Gold & Silver Trading Alert: Miners’ Underperformance Continues

June 10, 2015, 7:57 AM Przemysław Radomski , CFA

Briefly: In our opinion, a speculative short position (full) in gold, silver and mining stocks is justified from the risk/reward point of view.

Gold moved higher yesterday, but mining stocks refused to follow. The situation seems to be evolving in tune with our expectations. What’s next?

We could see another day or a few of what we saw in the last 2 days – small moves higher in metals (today’s pre-market moved about $10 higher in gold is a good example) and back-and-forth movement in mining stocks, but that’s rather unclear. The clearer thing is that whether we see another small corrective upswing or not, the next big move is very likely to be to the downside, so that’s what we think one should focus on. In short, everything that we wrote yesterday remains up-to-date and the situation actually deteriorated once again. Let’s take a look at the details (charts courtesy of http://stockcharts.com).

Short-term Silver price chart - Silver spot price

Silver stayed below the rising medium-term support line and the 61.8% Fibonacci retracement level and the breakdowns below them are more than confirmed.

Silver’s previous attempt to move below this line was invalidated and followed by a visible rally, however this time, we have a confirmation of a breakdown, which makes another decline very likely in the following weeks.

What about gold?

Short-term Gold price chart - Gold spot price

Our yesterday’s comments remain up-to-date:

Gold confirmed its breakdowns last week, so the situation here is bearish and it will remain bearish even if we see some very short-term strength. Gold moved a bit higher yesterday [and on Monday], but the move was accompanied by relatively low volume, which suggests that it was just a counter-trend bounce – nothing more. The trend remains down.

Gold moving a bit higher on low volume once again confirms the above and is actually a bearish signal.

HUI Index chart - Gold Bugs, Mining stocks

As far as the situation in gold stocks is concerned, our yesterday’s comments remain up-to-date as well:

(…) gold stocks have broken below a certain support level. This level is created by the rising line based on the 2014 low and the March 2015 low.

With another daily close below it, we are closer to a confirmation of the breakdown (you will find more about waiting for confirmations in our list of gold trading tips) – the situation is now more bearish, but it will be much more bearish if the breakdown is indeed confirmed.

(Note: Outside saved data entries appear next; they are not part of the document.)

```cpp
int runet_wino4_supported(int h, int w, int k, int n);
long runet_wino4_workspace_floats(int n_img, int h, int w, int k, int n);
int runet_wino4_weights(const float* w_hwio, float* U, int cin, int cout, int dgrad, void* stream);
int runet_wino4_conv(const float* x, int ldx, const float* U, const float* bias, float* y, int ldy, int n_img, int h, int w, int k, int n,
                     int dil, int accumulate, float* workspace, long workspace_floats, void* stream);
int runet_wino4_weights_x3(const float* w_hwio, void* Upacked, int cin, int cout, int dgrad, void* stream);
int runet_wino4_conv_x3(const float* x, int ldx, const void* Upacked, const float* bias, float* y, int ldy, int n_img, int h, int w, int k, int n,
                        int dil, int accumulate, float* workspace, long workspace_floats, void* stream);
int runet_wino4_input(const float* src, int ld, int c, int n_img, int h, int w, int dil, int mode, float* V, void* stream);
int runet_wino4_input_act(const float* t, int ld, int c, int n_img, int h, int w, int dil, const float* scale, const float* shift,
                          const float* factor_nc, float* V, void* stream);
int runet_wino4_input_bn_bwd(const float* dy, int lddy, const float* x, int ldx, int c, int n_img, int h, int w, int dil, const float* mean,
                             const float* invstd, const float* scale, const float* shift, const float* sums, const float* factor_nc,
                             long m_total, float* Z, void* stream);
int runet_wino4_output(const float* M, int n, int n_img, int h, int w, int dil, const float* bias, float* y, int ldy, int accumulate, void* stream);
int runet_wino4_output_stats_parts(int n_img, int h, int w, int n, int dil);
int runet_wino4_output_stats(const float* M, int n, int n_img, int h, int w, const float* bias, float* y, int ldy, int accumulate, float* stats, void* stream);
int runet_wino4_output_adj(const float* M, int n, int n_img, int h, int w, int dil, float* y, int ldy, int accumulate, void* stream);
int runet_wino4_wgrad_output(const float* dU, int splits, int cin, int cout, float* dw, void* stream);
int runet_wino4_wgrad_rows_per_split(int n_img, int h, int w, int cin, int cout);
long runet_wino4_wgrad_workspace_floats(int n_img, int h, int w, int cin, int cout);
int runet_wino4_wgrad(const float* x, int ldx, const float* dy, int ldy, float* dw, float* workspace, long workspace_floats, int n_img, int h, int w,
                      int cin, int cout, int dil, void* stream);

int runet_stem_supported(int cin_w, int cout);
int runet_stem_conv(const float* x, int ldx, const float* w3, const float* w1, float* y3, int ldy3, float* y1, int ldy1, int n_img,
                    int h, int w, int cin_w, int cout, void* stream);
int runet_stem_conv_stats_parts(int n_img, int h, int w);
int runet_stem_conv_stats(const float* x, int ldx, const float* w3, const float* w1, float* y3, int ldy3, float* y1, int ldy1, int n_img,
                          int h, int w, int cin_w, int cout, float* stats3, float* stats1, void* stream);
long runet_stem_wgrad_workspace_floats(int n_img, int h, int w, int cin_w, int cout, int ksize);
int runet_stem_wgrad(const float* x, int ldx, const float* dy, int ldy, float* dw, float* workspace, long workspace_floats, int n_img,
                     int h, int w, int cin_w, int cout, int ksize, void* stream);

int runet_conv2d_general(const float* x, int ldx, const float* w, const float* bias, float* y, int ldy, int n_img, int hin, int win, int cin,
                         int cin_w, int cout, int kh, int kw, int stride, int pad, int dil, int mode, int accumulate, void* stream);
int runet_convt4_igemm(const float* x, int ldx, const float* w, const float* bias, float* y, int ldy, int n_img, int h, int w_, int cin, int cout,
                       int mode, int accumulate, void* stream);
long runet_conv_wgrad_general_workspace_floats(int pixels, int cin_w, int cout, int kh, int kw);
int runet_conv_wgrad_general(const float* x, int ldx, const float* dy, int ldy, float* dw, float* workspace, long workspace_floats, int n_img,
                             int hin, int win, int cin, int cin_w, int cout, int kh, int kw, int stride, int pad, int dil, int transposed4,
                             void* stream);
int runet_maxpool3s2_fwd(const float* x, int ldx, float* y, int ldy, unsigned char* idx, int n_img, int h, int w, int c, void* stream);
int runet_maxpool3s2_bwd(const float* dy, int lddy, const unsigned char* idx, float* dx, int lddx, int n_img, int h, int w, int c, void* stream);
int runet_add_inplace(float* dst, const float* src, long n, void* stream);
int runet_broadcast_nc(const float* v_nc, float* y, int ldy, int n_img, int hw, int c, void* stream);
int runet_head3x3_fwd(const float* x, int ld, const float* w, const float* b, float* prob, int n_img, int h, int w_, int c, void* stream);
long runet_head3x3_bwd_workspace_floats(int n_img, int h, int w_, int c);
int runet_head3x3_bwd(const float* dprob, const float* prob, const float* x, int ld, const float* w, float* dx, int lddx, float* workspace,
                      float* dw_db, int n_img, int h, int w_, int c, void* stream);


long runet_bf16_pack_elems(int taps, int k, int n);
int runet_bf16_pack_weights(const float* w_hwio, void* packed, int taps, int cin, int cout, int transpose, void* stream);
int runet_conv_igemm_bf16(const float* x, int ldx, const void* wpacked, const float* bias, float* y, int ldy, int n_img, int h, int w_,
                          int cin, int cout, int kh, int kw, int dil, int mode, int accumulate, void* stream);
long runet_conv_wgrad_bf16_workspace_floats(int n_img, int h, int w_, int cin, int cout, int kh, int kw, int dil, int transposed);
int runet_conv_wgrad_bf16(const float* x, int ldx, const float* dy, int ldy, float* dw, float* workspace, long workspace_floats,
                          int n_img, int h, int w_, int cin, int cout, int kh, int kw, int dil, int transposed, void* stream);

long runet_fp16_pack_elems(int taps, int k, int n);
int runet_fp16_pack_weights(const float* w_hwio, void* packed, int taps, int cin, int cout, int transpose, void* stream);
int runet_conv_igemm_fp16(const float* x, int ldx, const void* wpacked, const float* bias, float* y, int ldy, int n_img, int h, int w_,
                          int cin, int cout, int kh, int kw, int dil, int mode, int accumulate, void* stream);
long runet_conv_wgrad_fp16_workspace_floats(int n_img, int h, int w_, int cin, int cout, int kh, int kw, int dil, int transposed);
int runet_conv_wgrad_fp16(const float* x, int ldx, const float* dy, int ldy, float* dw, float* workspace, long workspace_floats,
                          int n_img, int h, int w_, int cin, int cout, int kh, int kw, int dil, int transposed, void* stream);

int runet_bilinear_fwd(const float* x, float* y, long planes, int h, int w, int ho, int wo, void* stream);
int runet_bilinear_bwd(const float* dy, float* dx, long planes, int h, int w, int ho, int wo, void* stream);
int runet_mul_pixel(const float* x, int ldx, const float* s, float* y, int ldy, long pixels, int c, void* stream);

int runet_nhwc_to_nchw(const float* x, int ld, float* y, int n_img, int c, long hw, void* stream);
int runet_ce_fwd(const float* logits_nchw, const long long* target, int n_img, int classes, long hw, double* partials1024, float* loss, void* stream);
int runet_ce_bwd(const float* logits_nchw, const long long* target, const float* gout, float* dlogits_nchw, int n_img, int classes, long hw,
// ... 175 lines not shown
```

Measured before the change: 598.7 images/s.

## Add persistent streaming MFMA kernels for 1x1 conv forward, dgrad and wgrad

Adds a persistent kernel for f32 1x1 convolutions (forward and dgrad). Each block keeps the whole weight matrix in LDS, and each wave streams 32-pixel tiles through MFMA with the next tile's activations prefetched into registers. This replaces the generic implicit-GEMM path for small channel counts that the x3 path does not cover. A separate wgrad kernel, which reduces per-block slabs and then sums them in double, is added but only runs when an environment flag is set.

```diff
diff --git a/eusipco-2026-robust-unet_amd/csrc/conv1x1_stream.hip b/eusipco-2026-robust-unet_amd/csrc/conv1x1_stream.hip
--- /dev/null
+++ b/eusipco-2026-robust-unet_amd/csrc/conv1x1_stream.hip
@@ -0,0 +1,460 @@
+#include "runet_common.h"
+#include <stdlib.h>
+#include "../../include/runet_hip.h"
+
+namespace {
+
+struct StreamArgs {
+    const float* x; int ldx;
+    const float* w; int w_sk, w_sn;
+    const float* bias;
+    float* y; int ldy;
+    long P;
+    long ntiles;
+    int cout, accumulate;
+};
+
+template <int KC, int TN>
+constexpr int stream_min_blocks() { return (16 * KC + 32 * TN <= 200) ? 2 : 1; }
+
+template <int KC, int TN, bool ACC>
+__global__ __launch_bounds__(256, (stream_min_blocks<KC, TN>())) void conv1x1_stream_kernel(StreamArgs g) {
+    constexpr int NC = 2 * KC;
+    extern __shared__ __attribute__((aligned(16))) float wl[];
+
+    const int tid = threadIdx.x, lane = tid & 63;
+    const int wid = __builtin_amdgcn_readfirstlane(tid >> 6);
+    const int li = lane & 31, lh = lane >> 5;
+    const int cin = 16 * KC;
+
+    float bv[TN];
+#pragma unroll
+    for (int b = 0; b < TN; ++b) bv[b] = (g.bias != nullptr && b * 32 + li < g.cout) ? g.bias[b * 32 + li] : 0.f;
+    const bool last_ok = (TN - 1) * 32 + li < g.cout;
+
+    const long nwaves = (long)gridDim.x * 4;
+    const long t_last = g.ntiles - 1;
+    const unsigned ldy4 = (unsigned)g.ldy * 4u;
+    const unsigned y_lane4 = (unsigned)(4 * lh) * ldy4 + (unsigned)li * 4u;
+
+    auto rows_of = [&](long t) -> int {
+        const long left = g.P - t * 32;
+        return left < 32 ? (int)left : 32;
+    };
+    auto y_rsrc = [&](long t) {
+        const int rows = rows_of(t);
+        return __builtin_amdgcn_make_buffer_rsrc(g.y + t * 32 * g.ldy, 0, (int)(((unsigned)(rows - 1) * (unsigned)g.ldy + (unsigned)g.cout) * 4u), 0x00020000);
+    };
+    auto load_a = [&](f32x4 (&a)[NC], long t) {
+        const int rows = rows_of(t);
+        const int row = li < rows ? li : rows - 1;
+        const float* ab = g.x + t * 32 * g.ldx;
+        const unsigned off = (unsigned)row * (unsigned)g.ldx + (unsigned)(4 * lh);
+#pragma unroll
+        for (int c = 0; c < NC; ++c) a[c] = ld4(ab + (off + 8u * c));
+    };
+    auto load_old = [&](float (&old)[TN][16], long t) {
+        const __amdgpu_buffer_rsrc_t ry = y_rsrc(t);
+        int yl = (int)y_lane4;
+        asm volatile("" : "+v"(yl));
+#pragma unroll
+        for (int r = 0; r < 16; ++r) {
+            const int vo = yl + ((r & 3) + 8 * (r >> 2)) * (int)ldy4;
+#pragma unroll
+            for (int b = 0; b < TN; ++b) old[b][r] = __builtin_bit_cast(float, __builtin_amdgcn_raw_buffer_load_b32(ry, vo + 128 * b, 0, 0));
+        }
+    };
+
+    float old[TN][16];
+#pragma unroll
+    for (int b = 0; b < TN; ++b)
+#pragma unroll
+        for (int r = 0; r < 16; ++r) old[b][r] = 0.f;
+
+    auto step = [&](f32x4 (&a_cur)[NC], f32x4 (&a_nxt)[NC], long t) {
+        const long tn = t + nwaves < t_last ? t + nwaves : t_last;
+        load_a(a_nxt, tn);
+        __builtin_amdgcn_sched_barrier(0);
+        f32x16 acc[TN];
+#pragma unroll
+        for (int b = 0; b < TN; ++b)
+#pragma unroll
+            for (int r = 0; r < 16; ++r) acc[b][r] = 0.f;
+        int wl_lane = lane;
+        asm volatile("" : "+v"(wl_lane));
+        const int wlane = wl_lane * 4;
+#pragma unroll
+        for (int c = 0; c < NC; ++c) {
+            f32x4 bf[TN];
+#pragma unroll
+            for (int b = 0; b < TN; ++b) bf[b] = *reinterpret_cast<const f32x4*>(wl + (c * TN + b) * 256 + wlane);
+#pragma unroll
+            for (int q = 0; q < 4; ++q)
+#pragma unroll
+                for (int b = 0; b < TN; ++b) acc[b] = __builtin_amdgcn_mfma_f32_32x32x2f32(a_cur[c][q], bf[b][q], acc[b], 0, 0, 0);
+        }
+        __builtin_amdgcn_sched_barrier(0);
+        const __amdgpu_buffer_rsrc_t ry = y_rsrc(t);
+        int yl = (int)y_lane4;
+        asm volatile("" : "+v"(yl));
+#pragma unroll
+        for (int r = 0; r < 16; ++r) {
+            const int vo = yl + ((r & 3) + 8 * (r >> 2)) * (int)ldy4;
+#pragma unroll
+            for (int b = 0; b < TN - 1; ++b)
+                __builtin_amdgcn_raw_buffer_store_b32(__builtin_bit_cast(unsigned, acc[b][r] + bv[b] + old[b][r]), ry, vo + 128 * b, 0, 0);
+        }
+        if (last_ok) {
+            constexpr int b = TN - 1;
+#pragma unroll
+            for (int r = 0; r < 16; ++r) {
+                const int vo = yl + ((r & 3) + 8 * (r >> 2)) * (int)ldy4;
+                __builtin_amdgcn_raw_buffer_store_b32(__builtin_bit_cast(unsigned, acc[b][r] + bv[b] + old[b][r]), ry, vo + 128 * b, 0, 0);
+            }
+        }
+        __builtin_amdgcn_sched_barrier(0);
+        if constexpr (ACC) load_old(old, tn);
+    };
+
+    long t = (long)blockIdx.x * 4 + wid;
+    f32x4 a0[NC], a1[NC];
+    {
+        const long t0 = t < t_last ? t : t_last;
+        load_a(a0, t0);
+        if constexpr (ACC) load_old(old, t0);
+    }
+    if (g.cout < 32 * TN) {
+        for (int e = tid; e < NC * TN * 256; e += 256) wl[e] = 0.f;
+        lds_barrier();
+    }
+    {
+        constexpr int MAXV = (KC * TN + 1) / 2;
+        const int total4 = cin * g.cout / 4;
+        const bool ncontig = g.w_sn == 1;
+        const int cq = g.cout >> 2;
+        auto widx = [&](int k, int n) { return (((k >> 3) * TN + (n >> 5)) * 64 + ((k >> 2) & 1) * 32 + (n & 31)) * 4 + (k & 3); };
+#pragma unroll
+        for (int i0 = 0; i0 < MAXV; i0 += 4) {
+            f32x4 v[4];
+#pragma unroll
+            for (int j = 0; j < 4; ++j) {
+                const int e4 = tid + 256 * (i0 + j);
+                if (i0 + j < MAXV && e4 < total4) v[j] = ld4(g.w + 4 * (long)e4);
+            }
+#pragma unroll
+            for (int j = 0; j < 4; ++j) {
+                const int e4 = tid + 256 * (i0 + j);
+                if (i0 + j < MAXV && e4 < total4) {
+                    if (ncontig) {
+                        const int k = e4 / cq, n = (e4 - k * cq) * 4;
+#pragma unroll
+                        for (int q = 0; q < 4; ++q) wl[widx(k, n + q)] = v[j][q];
+                    } else {
+                        const int n = e4 / (cin / 4), k = (e4 - n * (cin / 4)) * 4;
+                        st4(wl + widx(k, n), v[j]);
+                    }
+                }
+            }
+        }
+    }
+    lds_barrier();
+    if (t >= g.ntiles) return;
+    for (;;) {
+        step(a0, a1, t);
+        t += nwaves;
+        if (t >= g.ntiles) break;
+        step(a1, a0, t);
+        t += nwaves;
+        if (t >= g.ntiles) break;
+    }
+}
+
+template <int KC, int TN>
+void launch_stream(const StreamArgs& a, int blocks, hipStream_t st) {
+    const size_t lds = (size_t)2 * KC * TN * 256 * sizeof(float);
+    if (a.accumulate) hipLaunchKernelGGL((conv1x1_stream_kernel<KC, TN, true>), dim3(blocks), dim3(256), lds, st, a);
+    else hipLaunchKernelGGL((conv1x1_stream_kernel<KC, TN, false>), dim3(blocks), dim3(256), lds, st, a);
+}
+
+template <int KC>
+void dispatch_tn(const StreamArgs& a, int blocks, hipStream_t st) {
+    switch ((a.cout + 31) / 32) {
+    case 1: launch_stream<KC, 1>(a, blocks, st); break;
+    case 2: launch_stream<KC, 2>(a, blocks, st); break;
+    case 3: launch_stream<KC, 3>(a, blocks, st); break;
+    default: launch_stream<KC, 4>(a, blocks, st); break;
+    }
+}
+
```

The HUI Index closed below the rising support line for the third consecutive trading day, so we can say that the breakdown is confirmed. The implications are bearish.

GDX - Market Vectors Gold Miners - Gold mining stocks

Yesterday we wrote the following regarding the above chart:

On a short-term basis we see that miners moved a bit higher and the move took place on relatively big volume. We could see some more short-term strength in the next few days, but we don’t expect to see anything significant. The declining red resistance line is relatively close and it seems that it would be able to stop the resulting rally, especially that miners have been underperforming gold for a few weeks now.

The GDX ETF indeed moved to the declining red resistance line and then declined once again. This is particularly bearish given the fact that there was no big slide in the general stock market and gold moved higher on that day. The miners’ underperformance is a bearish sign.

Summing up, the outlook for the precious metals market was bearish yesterday and after yesterday’s session it became – once again - even more bearish. It seems that the final bottom is still ahead of us. The current short positions in the precious metals sector are already profitable but it seems that they will become much more profitable in the future, so we are keeping them intact. After we see another decline, we will quite likely adjust the stop-loss levels and effectively lock-in some gains while keeping the chance of increasing them even further.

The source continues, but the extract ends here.